夏夏天真地点了点头,继续回头抹灶台去了。
我站得手脚发冷,心情低落道:“我先回房了,你收拾完也早点回屋歇着吧,像是要下雨了。”
夏夏着急地跑到窗前往外探,尖声叫道:“呀,真下雨了,好大的雨点儿呢,还好不密,刚起了个头。”
真的下雨了?
我算了算时间,上官衍现在应该还在出镇街的路上,他来时好像没带伞,出了镇街四处都是空地,没有屋檐好遮,这么冷的天肯定淋到这冰冷冷的雨了!
“上官大人要淋雨了,趁现在追还能追上,我去送伞——”我往外走去。
夏夏一把拉住了我,一边解着围衣一边道:“还是我脚程快,飞姐你这情况出去送,呆会我还得找人去接你呢,你在家好好呆着,把药喝完,这儿也不用你忙和,我回来一下就能收拾完——”
我一想,道:“别,你得留在这里,一会儿燕错要是回来了,你帮我想个法子让他把手背上的药纱给换了,天气这么冷,若是伤口好不了的话很容易长疮的。”
夏夏扭头认真看我,问了我一个很难回答的问题:“飞姐,既然你这么关心,为什么不自己去做呢?”
我总是有许多问题却不敢问,有很多想做的事又畏首畏尾,曾经我也是个敢做敢当的人,怎么现在养成了这样懦弱的性格呢?
夏夏打定主意似的道:“燕错的伤,飞姐你担心的话自己劝他换药吧,天黑了我不放心你一个人出去,我送完伞就回来,很快的。”
我坚定地拦下她,道:“我没有你想像得那么柔弱,你不在的时候,一切都是我自己面对的。”说罢我转身走了,夏夏没有再来拦我,也许她觉得伤到我自尊了吧。
拿了伴快步出了院子,夜风抓紧的冷,裹着最厚的衣氅仍旧挡不了冷风,雨点哒哒地在地上溅出了湿气,虽然鞋也是做厚起了皮能防湿的,我觉得脚底板都已经冰到发麻了。/
我连走带小跑,一直没看到上官衍的身影,越走越远,出了镇街,还是没有看到。
幸好这时我在街口碰到了牛哥,我拉着他连忙问道:“牛哥,你从哪里回来?”
牛哥道:“西边刚给郑府送了些食材,有事么?”
我问道:“有看到上官大人么?”
牛哥点了点头:“看到了,碰到的那会还没下雨,早知道我让个斗笠给他了。”
我笑道:“没事,我这有伞,就怕他碰不上他。”
牛哥盯着我看了看,道:“到这会应该近西原子了,我送你去吧。”
西花原?
我咬得牙要碎,却还是要故作坚强,道:“没关系,大冷天的牛哥快点回家陪瓶儿吧,我追上他就好了。”
牛哥犹豫着,我笑了笑,继续往前走,西花原,今天刚在那儿吓晕出来,那两个一大一小的鬼影,不会一直在那里等着我吧……

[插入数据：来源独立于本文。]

extern "C" int hml_iterate_many(hml_ctx* const* cs, int n, char method, uint64_t iterations, uint64_t thinning) {
    if (!cs || n < 1) return set_err(HML_ERR_ARG, "no contexts");
    for (int i = 0; i < n; ++i) if (!cs[i] || !cs[i]->model_set) return set_err(HML_ERR_ARG, "model not set");
    if (method != HML_METHOD_FB && method != HML_METHOD_MIXTURE) return set_err(HML_ERR_ARG, std::string("Unknown sampling type ") + method + "!");
    for (int i = 0; i < n; ++i) cs[i]->call_base = cs[i]->requested;
    uint64_t done = 0;
    while (done < iterations && many_eligible(cs, n, method)) {
        if (int r = ctx_bind(cs[0])) return r;
        for (int i = 0; i < n; ++i) {
            hml_ctx* c = cs[i];
            if (int r = settle_if_limited(c)) return r;
            if (c->hint_stale) { launch_compact_pair(c, 0, 0.0f); KLAUNCH_CHECK(); }
            HIPCHK(hipStreamSynchronize(c->stream));
            c->hint_stale = false;
            if (c->graph_exec) { hipGraphExecDestroy(c->graph_exec); c->graph_exec = nullptr; }
        }
        int r = 0;
        uint64_t reached = done;
        { HML_KTAB(cs[0]->K, kt); r = kt->iterate_many(cs, n, done, iterations, thinning, &reached); }
        if (r) return r;
        hipEvent_t ev = ev_get(cs[0]);
        HIPCHK(hipEventRecord(ev, cs[0]->stream));
        for (int i = 1; i < n; ++i) HIPCHK(hipStreamWaitEvent(cs[i]->stream, ev, 0));
        cs[0]->ev_pool.push_back(ev);
        if (reached == iterations) return 0;
        HIPCHK(hipStreamSynchronize(cs[0]->stream));
        bool halted = false;
        for (int i = 0; i < n; ++i) halted = halted || chain_halted(cs[i]);
        const bool progress = reached > done;
        done = reached;
        if (!halted && !progress) break;
        if (!halted) { bool sparse = true; for (int i = 0; i < n; ++i) sparse = sparse && many_sparse(cs[i]); if (!sparse) break; }
    }
    for (int i = 0; i < n; ++i) if (int r = settle_if_limited(cs[i])) return r;
    for (uint64_t i = done; i < iterations; ++i) {
        const bool record = thinning > 0 && ((i + 1) % thinning == 0);
        for (int k = 0; k < n; ++k) {
            hml_ctx* c = cs[k];
            if (int r = ctx_bind(c)) return r;
            if (record && c->rec_marginals && c->pooled) return set_err(HML_ERR_ARG, "the marginals of a context are pooled (common labels, several chains): further sweeps cannot be recorded into them");
            if (chain_halted(c)) { if (int r = hml_settle(c)) return r; }
            log_sweep(c, method, record);
            if (int r = sweep_dispatch(c, method, record)) return r;
            if (record && c->cb) {
                HIPCHK(hipStreamSynchronize(c->stream));
                if (chain_halted(c)) { if (int r = hml_settle(c)) return r; continue; }
                if (int r = check_device_error(c)) return r;
                c->cb(c, i, c->cb_user);
            }
        }
    }
    return 0;
}

extern "C" {

int hml_set_option(hml_ctx* c, const char* name, int value) {
    if (!c || !name) return set_err(HML_ERR_ARG, "null argument");
    if (std::string(name) == "weight_keys") {
        if (c->loaded) return set_err(HML_ERR_ARG, "weight_keys must be set before the observations are loaded");
        c->use_keys = value != 0;
        c->summary_always = value == 2;
        return 0;
    }
    if (std::string(name) == "max_blocks") {
        if (c->loaded) return set_err(HML_ERR_ARG, "max_blocks must be set before the observations are loaded");
        if (value < 0) return set_err(HML_ERR_ARG, "max_blocks: a number of blocks, or 0 for the default");
        c->cap_opt = (uint64_t)value;
        return 0;
    }
    if (std::string(name) == "fused_blocks") {
        c->fused_blocks = value != 0;
        c->fused_keep = value == 2;
        if (c->graph_exec) { hipGraphExecDestroy(c->graph_exec); c->graph_exec = nullptr; }
        return 0;
    }
    if (std::string(name) == "compat") {
        if (c->model_set) return set_err(HML_ERR_ARG, "compat must be set before the model");
        c->compat = value != 0;
        return 0;
    }
    if (std::string(name) == "trellis_L") {
        if (value < 0 || value > HML_TRE_MAX_L || value % 32) return set_err(HML_ERR_ARG, "trellis_L: 0 or a multiple of 32 up to 1024");
        c->tre_L = (uint32_t)value;
        return 0;
    }
    return set_err(HML_ERR_ARG, std::string("unknown option ") + name);
}

int hml_sync(hml_ctx* c) {
    if (!c) return set_err(HML_ERR_ARG, "null context");
    if (int r = ctx_bind(c)) return r;
    if (int r = hml_settle(c)) return r;
    if (c->d_dbg && getenv("HML_FUSED_DEBUG") && atoi(getenv("HML_FUSED_DEBUG")) == 2) {
        std::vector<unsigned long long> h(4096 * 8);
        hipMemcpy(h.data(), c->d_dbg, h.size() * 8, hipMemcpyDeviceToHost);
        uint32_t n = 0; while (n < 4096 && h[n * 8]) ++n;
        unsigned long long t0 = ~0ull; for (uint32_t i = 0; i < n; ++i) t0 = std::min(t0, h[i * 8]);
        double mx[5] = {0, 0, 0, 0, 0}, av[5] = {0, 0, 0, 0, 0};
        if (n) for (uint32_t i = 0; i < n; ++i) for (int k = 0; k < 5; ++k) { const double d = (double)(h[i * 8 + k] - t0) * 0.01; mx[k] = std::max(mx[k], d); av[k] += d / n; }
        if (n) fprintf(stderr, "[fused-many dbg] n=%u start avg %.2f max %.2f | phaseA avg %.2f max %.2f | requested avg %.2f max %.2f | offsets avg %.2f max %.2f | end avg %.2f max %.2f (us)\n",
                n, av[0], mx[0], av[1], mx[1], av[2], mx[2], av[3], mx[3], av[4], mx[4]);
        if (n) for (uint32_t i : {0u, n / 4, n / 2, n - 1}) if (i < n) fprintf(stderr, "   wg %u: %.2f %.2f %.2f %.2f %.2f | wavefront 0: parameters in LDS %.2f, weights arrived %.2f, its lists done %.2f\n", i, (h[i*8]-t0)*0.01, (h[i*8+1]-t0)*0.01, (h[i*8+2]-t0)*0.01, (h[i*8+3]-t0)*0.01, (h[i*8+4]-t0)*0.01,
                                                                                  (h[i*8+5]-t0)*0.01, (h[i*8+6]-t0)*0.01, (h[i*8+7]-t0)*0.01);
    } else if (c->d_dbg) {
        std::vector<unsigned long long> h(4096 * 4);
        hipMemcpy(h.data(), c->d_dbg, h.size() * 8, hipMemcpyDeviceToHost);
        const uint32_t n = (uint32_t)std::min<uint64_t>(4096, (c->T + HML_FUSED_SUB_POSITIONS - 1) / HML_FUSED_SUB_POSITIONS);
        unsigned long long t0 = ~0ull; for (uint32_t i = 0; i < n; ++i) if (h[i * 4]) t0 = std::min(t0, h[i * 4]);
        double mx[4] = {0, 0, 0, 0}, av[4] = {0, 0, 0, 0};
        for (uint32_t i = 0; i < n; ++i) for (int k = 0; k < 4; ++k) { const double d = (double)(h[i * 4 + k] - t0) * 0.01; mx[k] = std::max(mx[k], d); av[k] += d / n; }
        fprintf(stderr, "[fused dbg] n=%u start avg %.2f max %.2f | phaseA avg %.2f max %.2f | offsets avg %.2f max %.2f | end avg %.2f max %.2f (us)\n", n, av[0], mx[0], av[1], mx[1], av[2], mx[2], av[3], mx[3]);
        { uint32_t late = 0, first_late = n; for (uint32_t i = 0; i < n; ++i) if ((h[i * 4] - t0) * 0.01 > 2.0) { ++late; first_late = std::min(first_late, i); }
          fprintf(stderr, "   late starters: %u, first index %u\n", late, first_late); }
        for (uint32_t i : {0u, n / 4, n / 2, n - 1}) fprintf(stderr, "   wg %u: %.2f %.2f %.2f %.2f\n", i, (h[i*4]-t0)*0.01, (h[i*4+1]-t0)*0.01, (h[i*4+2]-t0)*0.01, (h[i*4+3]-t0)*0.01);
    }
    if (c->model_set && getenv("HML_PARAMS_DEBUG")) {
        hml_model m;
        if (fetch_model(c, &m) == 0) {
            fprintf(stderr, "[params dbg] us since the kernel's start: accumulators read %.2f | tree %.2f | theta drawn %.2f | A gammas %.2f | barrier %.2f | end %.2f\n",
                    (m.dbg_t[1] - m.dbg_t[0]) * 0.01, (m.dbg_t[2] - m.dbg_t[0]) * 0.01, (m.dbg_t[3] - m.dbg_t[0]) * 0.01, (m.dbg_t[4] - m.dbg_t[0]) * 0.01,
                    (m.dbg_t[5] - m.dbg_t[0]) * 0.01, (m.dbg_t[6] - m.dbg_t[0]) * 0.01);
            fprintf(stderr, "[params dbg]   theta's gamma core + normal drawn %.2f | last wavefront's tree %.2f\n", (m.dbg_t[7] - m.dbg_t[0]) * 0.01, (m.dbg_t[8] - m.dbg_t[0]) * 0.01);
        }
    }
    if (c->model_set) return check_device_error(c);
    return 0;
}


static int current_B(hml_ctx* c, uint32_t* B) {
    HIPCHK(hipMemcpyAsync(c->h_B, &c->d_mdl->B, sizeof(uint32_t), hipMemcpyDeviceToHost, c->stream));
    HIPCHK(hipStreamSynchronize(c->stream));
    *B = *c->h_B;
    return 0;
}

int hml_get_num_blocks(hml_ctx* c, uint64_t* B) {
    NEED_LOADED();
    uint32_t b; if (int r = current_B(c, &b)) return r;
    *B = b; return 0;
}
int hml_get_blocks(hml_ctx* c, uint32_t* starts) {
    NEED_LOADED();
    uint32_t b; if (int r = current_B(c, &b)) return r;
    HIPCHK(hipMemcpy(starts, c->d_starts, ((uint64_t)b + 1) * sizeof(uint32_t), hipMemcpyDeviceToHost));
    return 0;
}
int hml_get_block_stats(hml_ctx* c, float* sum, float* sum_sq) {
    NEED_LOADED();
    uint32_t b; if (int r = current_B(c, &b)) return r;
    std::vector<float2> v(b);
    for (int d = 0; d < c->D; ++d) {
        HIPCHK(hipMemcpy(v.data(), c->d_bstat + (uint64_t)d * c->T, (uint64_t)b * sizeof(float2), hipMemcpyDeviceToHost));
        for (uint32_t i = 0; i < b; ++i) { sum[(uint64_t)d * b + i] = v[i].x; sum_sq[(uint64_t)d * b + i] = v[i].y; }
    }
    return 0;
}
int hml_get_states(hml_ctx* c, int16_t* q) {
    NEED_MODEL();
    uint32_t b; if (int r = current_B(c, &b)) return r;
    HIPCHK(hipMemcpy(q, c->d_q, (uint64_t)b * sizeof(int16_t), hipMemcpyDeviceToHost));
    return 0;
}
int hml_get_theta(hml_ctx* c, float* mean_var) {
    NEED_MODEL();
    hml_model m; if (int r = fetch_model(c, &m)) return r;
    for (int k = 0; k < m.P; ++k) { mean_var[2 * k] = m.mu[k]; mean_var[2 * k + 1] = m.var[k]; }
    return 0;
}
int hml_get_dimensions(hml_ctx* c, int* D, int* P) {
    if (!c) return set_err(HML_ERR_ARG, "null context");
    if (D) *D = c->D;
    if (P) *P = c->P > 0 ? c->P : c->K;
    return 0;
}
int hml_get_transitions(hml_ctx* c, float* A, float* pi) {
    NEED_MODEL();
    hml_model m; if (int r = fetch_model(c, &m)) return r;
    if (A) memcpy(A, m.A, (size_t)c->K * c->K * sizeof(float));
    if (pi) memcpy(pi, m.pi, (size_t)c->K * sizeof(float));
    return 0;
}
int hml_set_parameters(hml_ctx* c, const float* mean_var, const float* A, const float* pi) {
    NEED_MODEL();
    hml_model m; if (int r = fetch_model(c, &m)) return r;
    const int K = c->K;
    for (int k = 0; k < m.P; ++k) {
        const float mean = mean_var[2 * k], var = mean_var[2 * k + 1];
        if (!std::isfinite(mean)) return set_err(HML_ERR_MODEL, "Mean (" + std::to_string(mean) + ") must be set to a finite value!");
        if (!std::isfinite(var)) return set_err(HML_ERR_MODEL, "Variance(" + std::to_string(var) + ") must be set to a finite value!");
        if (var <= 0) return set_err(HML_ERR_MODEL, "Variance (" + std::to_string(var) + ") must be positive!");
        m.mu[k] = mean; m.var[k] = var; m.sd[k] = sqrtf(var);
    }
    memcpy(m.A, A, (size_t)K * K * sizeof(float));
    memcpy(m.pi, pi, (size_t)K * sizeof(float));
    HIPCHK(hipMemcpyAsync(c->d_mdl, &m, sizeof m, hipMemcpyHostToDevice, c->stream));
    if (c->compat) hipLaunchKernelGGL(hml_k_compat_derive, dim3(1), dim3(64), 0, c->stream, c->d_mdl);
    else if (c->wide) hipLaunchKernelGGL(hml_k_wide_derive, dim3(1), dim3(64), 0, c->stream, c->d_mdl);
    else { HML_KTAB(K, kt); kt->derive(c); }
    KLAUNCH_CHECK();
    HIPCHK(hipStreamSynchronize(c->stream));
    if (c->dynamic) c->blocks_valid = false;
    return 0;
}
int hml_get_threshold(hml_ctx* c, float* thr) {
    NEED_MODEL();
    hml_model m; if (int r = fetch_model(c, &m)) return r;
    *thr = m.thr; return 0;
}
int hml_get_block_loglik(hml_ctx* c, float* E) {
    NEED_MODEL();
    if (!c->probes) return set_err(HML_ERR_ARG, "probes are not enabled");
    uint32_t b; if (int r = current_B(c, &b)) return r;
    HIPCHK(hipMemcpy(E, c->d_eprobe, (uint64_t)b * c->K * sizeof(float), hipMemcpyDeviceToHost));
    return 0;
}
int hml_get_forward_rows(hml_ctx* c, float* rows) {
    NEED_MODEL();
    if (!c->probes) return set_err(HML_ERR_ARG, "probes are not enabled");
    uint32_t b; if (int r = current_B(c, &b)) return r;
    HIPCHK(hipMemcpy(rows, c->d_aprobe, ((uint64_t)b + 1) * c->K * sizeof(float), hipMemcpyDeviceToHost));
    return 0;
}
int hml_get_counts(hml_ctx* c, uint64_t* trans, uint64_t* occ, float* sum, float* sum_sq, uint64_t* nterms) {
    NEED_MODEL();
    hml_model m; if (int r = fetch_model(c, &m)) return r;
    const int K = c->K;
    for (int i = 0; i < K * K; ++i) trans[i] = m.last_trans[i];
    for (int k = 0; k < K; ++k) { occ[k] = m.last_occ[k]; nterms[k] = m.last_occ[k]; sum[k] = m.last_sum[k]; sum_sq[k] = m.last_sumsq[k]; }
    return 0;
}
int hml_get_weights(hml_ctx* c, float* w) {
    NEED_LOADED();
    HIPCHK(hipStreamSynchronize(c->stream));
    HIPCHK(hipMemcpy(w, c->d_w, c->T * sizeof(float), hipMemcpyDeviceToHost));
    return 0;
}
int hml_get_coefficients(hml_ctx* c, float* cf) {
    NEED_LOADED();
    HIPCHK(hipStreamSynchronize(c->stream));
    HIPCHK(hipMemcpy(cf, c->d_coeff, c->T * sizeof(float), hipMemcpyDeviceToHost));
    return 0;
}
int hml_get_integral_array(hml_ctx* c, float* sum, float* sum_sq) {
    NEED_LOADED();
    HIPCHK(hipStreamSynchronize(c->stream));
    std::vector<float2> v(c->T + 1);
    HIPCHK(hipMemcpy(v.data(), c->d_ia, (c->T + 1) * sizeof(float2), hipMemcpyDeviceToHost));
    for (uint64_t i = 0; i <= c->T; ++i) { sum[i] = v[i].x; sum_sq[i] = v[i].y; }
    return 0;
}

int hml_recorded_sweeps(hml_ctx* c, uint64_t* n) {
    NEED_MODEL();
    hml_model m; if (int r = fetch_model(c, &m)) return r;
    *n = m.n_recorded; return 0;
}

int hml_relabel_permutation(hml_ctx* c, int32_t* perm) {
    NEED_MODEL();
    if (!perm) return set_err(HML_ERR_ARG, "null argument");
    hml_model m; if (int r = fetch_model(c, &m)) return r;
    const int K = c->K, D = m.D;
    std::vector<int32_t> p(K);
    for (int k = 0; k < K; ++k) p[k] = k;
    std::stable_sort(p.begin(), p.end(), [&](int32_t a, int32_t b) {
        for (int d = 0; d < D; ++d) {
            const float ma = m.mu[m.map[a][d]], mb = m.mu[m.map[b][d]];
            if (ma < mb) return true;
            if (mb < ma) return false;
        }
        return false;
    });
    for (int k = 0; k < K; ++k) perm[k] = p[k];
    return 0;
}

int hml_categorical_draw(hml_ctx* c, const float* weights, int K, uint32_t* index) {
    if (!c || !weights || !index || K < 1) return set_err(HML_ERR_ARG, "invalid argument");
    if (K == 1) { *index = 0; return 0; }
    const uint64_t n = c->host_draws++;
    const hml_u32x4 o = hml_stream4(hml_make_key(c->seed, c->chain), HML_KIND_HOST, n >> 32, (uint32_t)n, 0);
    *index = (uint32_t)hml_categorical(weights, K, hml_canonical_f64(o.v[0], o.v[1]));
    return 0;
}

int hml_get_stats(hml_ctx* c, hml_stats* out) {
    NEED_MODEL();
    hml_model m; if (int r = fetch_model(c, &m)) return r;
    out->sweeps = m.sweeps; out->block_updates = m.block_updates; out->uniform_fallbacks = m.uniform_fallbacks;
    out->forward_refits = m.forward_refits; out->forward_serial = m.forward_serial;
    out->forward_warmup = m.fwd_W;
    out->fused_fallbacks = m.fused_fallbacks;
    out->buffer_growths = c->grown; out->block_capacity = c->cap;
    return 0;
}

int hml_profile_enable(hml_ctx* c, int on) {
    if (!c) return set_err(HML_ERR_ARG, "null context");
    if (on && c->ev_pool.size() < 64) {
        if (int r = ctx_bind(c)) return r;
        while (c->ev_pool.size() < 64) { hipEvent_t e; HIPCHK(hipEventCreate(&e)); c->ev_pool.push_back(e); }
    }
    c->profiling = on;
    return 0;
}

int hml_profile_get(hml_ctx* c, const char* name, double* total_ms, uint64_t* launches) {
    if (!c) return set_err(HML_ERR_ARG, "null context");
    if (int r = ctx_bind(c)) return r;
    HIPCHK(hipStreamSynchronize(c->stream));
    auto& acc = c->prof[name];
    for (auto& p : acc.pending) {
        float ms = 0;
        hipEventElapsedTime(&ms, p.first, p.second);
        acc.ms += ms; acc.n++;
        c->ev_pool.push_back(p.first); c->ev_pool.push_back(p.second);
    }
    acc.pending.clear();
    if (total_ms) *total_ms = acc.ms;
    if (launches) *launches = acc.n;
    return 0;
}

int hml_debug_eval(int device, int fn, const float* a, const float* b, float* out, uint64_t n, uint64_t seed) {
    HIPCHK(hipSetDevice(device));
    float *d_a = nullptr, *d_b = nullptr, *d_o = nullptr;
    HIPCHK(hipMalloc(&d_a, n * 4)); HIPCHK(hipMalloc(&d_o, n * 4));
    HIPCHK(hipMemcpy(d_a, a, n * 4, hipMemcpyHostToDevice));
    if (b) { HIPCHK(hipMalloc(&d_b, n * 4)); HIPCHK(hipMemcpy(d_b, b, n * 4, hipMemcpyHostToDevice)); }
    hipLaunchKernelGGL(hml_k_debug_eval, dim3(1024), dim3(256), 0, 0, fn, d_a, d_b, d_o, n, seed);
    KLAUNCH_CHECK();
    HIPCHK(hipMemcpy(out, d_o, n * 4, hipMemcpyDeviceToHost));
    hipFree(d_a); hipFree(d_o); if (d_b) hipFree(d_b);
    return 0;
}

走了几步,我突然想起那次帮我处理死鸟尸体的牛哥,李瓶儿说那天牛哥早就走了,可是那个帮我处理鸟尸的牛哥又是谁呢?
我放慢脚步,轻回头看了看,不看还好,一看还真是有点碜,牛哥竟还站在那里没有走,灯笼烛火摇拽,将他戴斗笠穿蓑衣的样子拉扯得扭曲惊悚。
他见我回头看他,僵硬地笑了笑,还笨重地抬手跟我挥了挥,我咽了咽口水,也抬手挥了挥,加快脚步走了。
靠近西坡,我双手拉扯着随风飞舞的雨伞已经十分酸累,远处一处微微亮白,比烛光要苍白冰冷——
那好像是上官衍的月光卵玉?
我朝着亮光走去,然后停在了西花原边上——因为月光卵玉的亮光,源自西花原中的那间屋子。
上官衍在屋里么?是因为雨要下大了进去避雨吗?
为什么要进鬼屋避雨?白天我在那里看到的那两个鬼影——一大一小,大的披头散发像个身材臃肿的女人,小的则是个男童,该不会就是原先住在这里的那对寡妇母子吧——他们死了也要化身为鬼,守护自己住过的地方么?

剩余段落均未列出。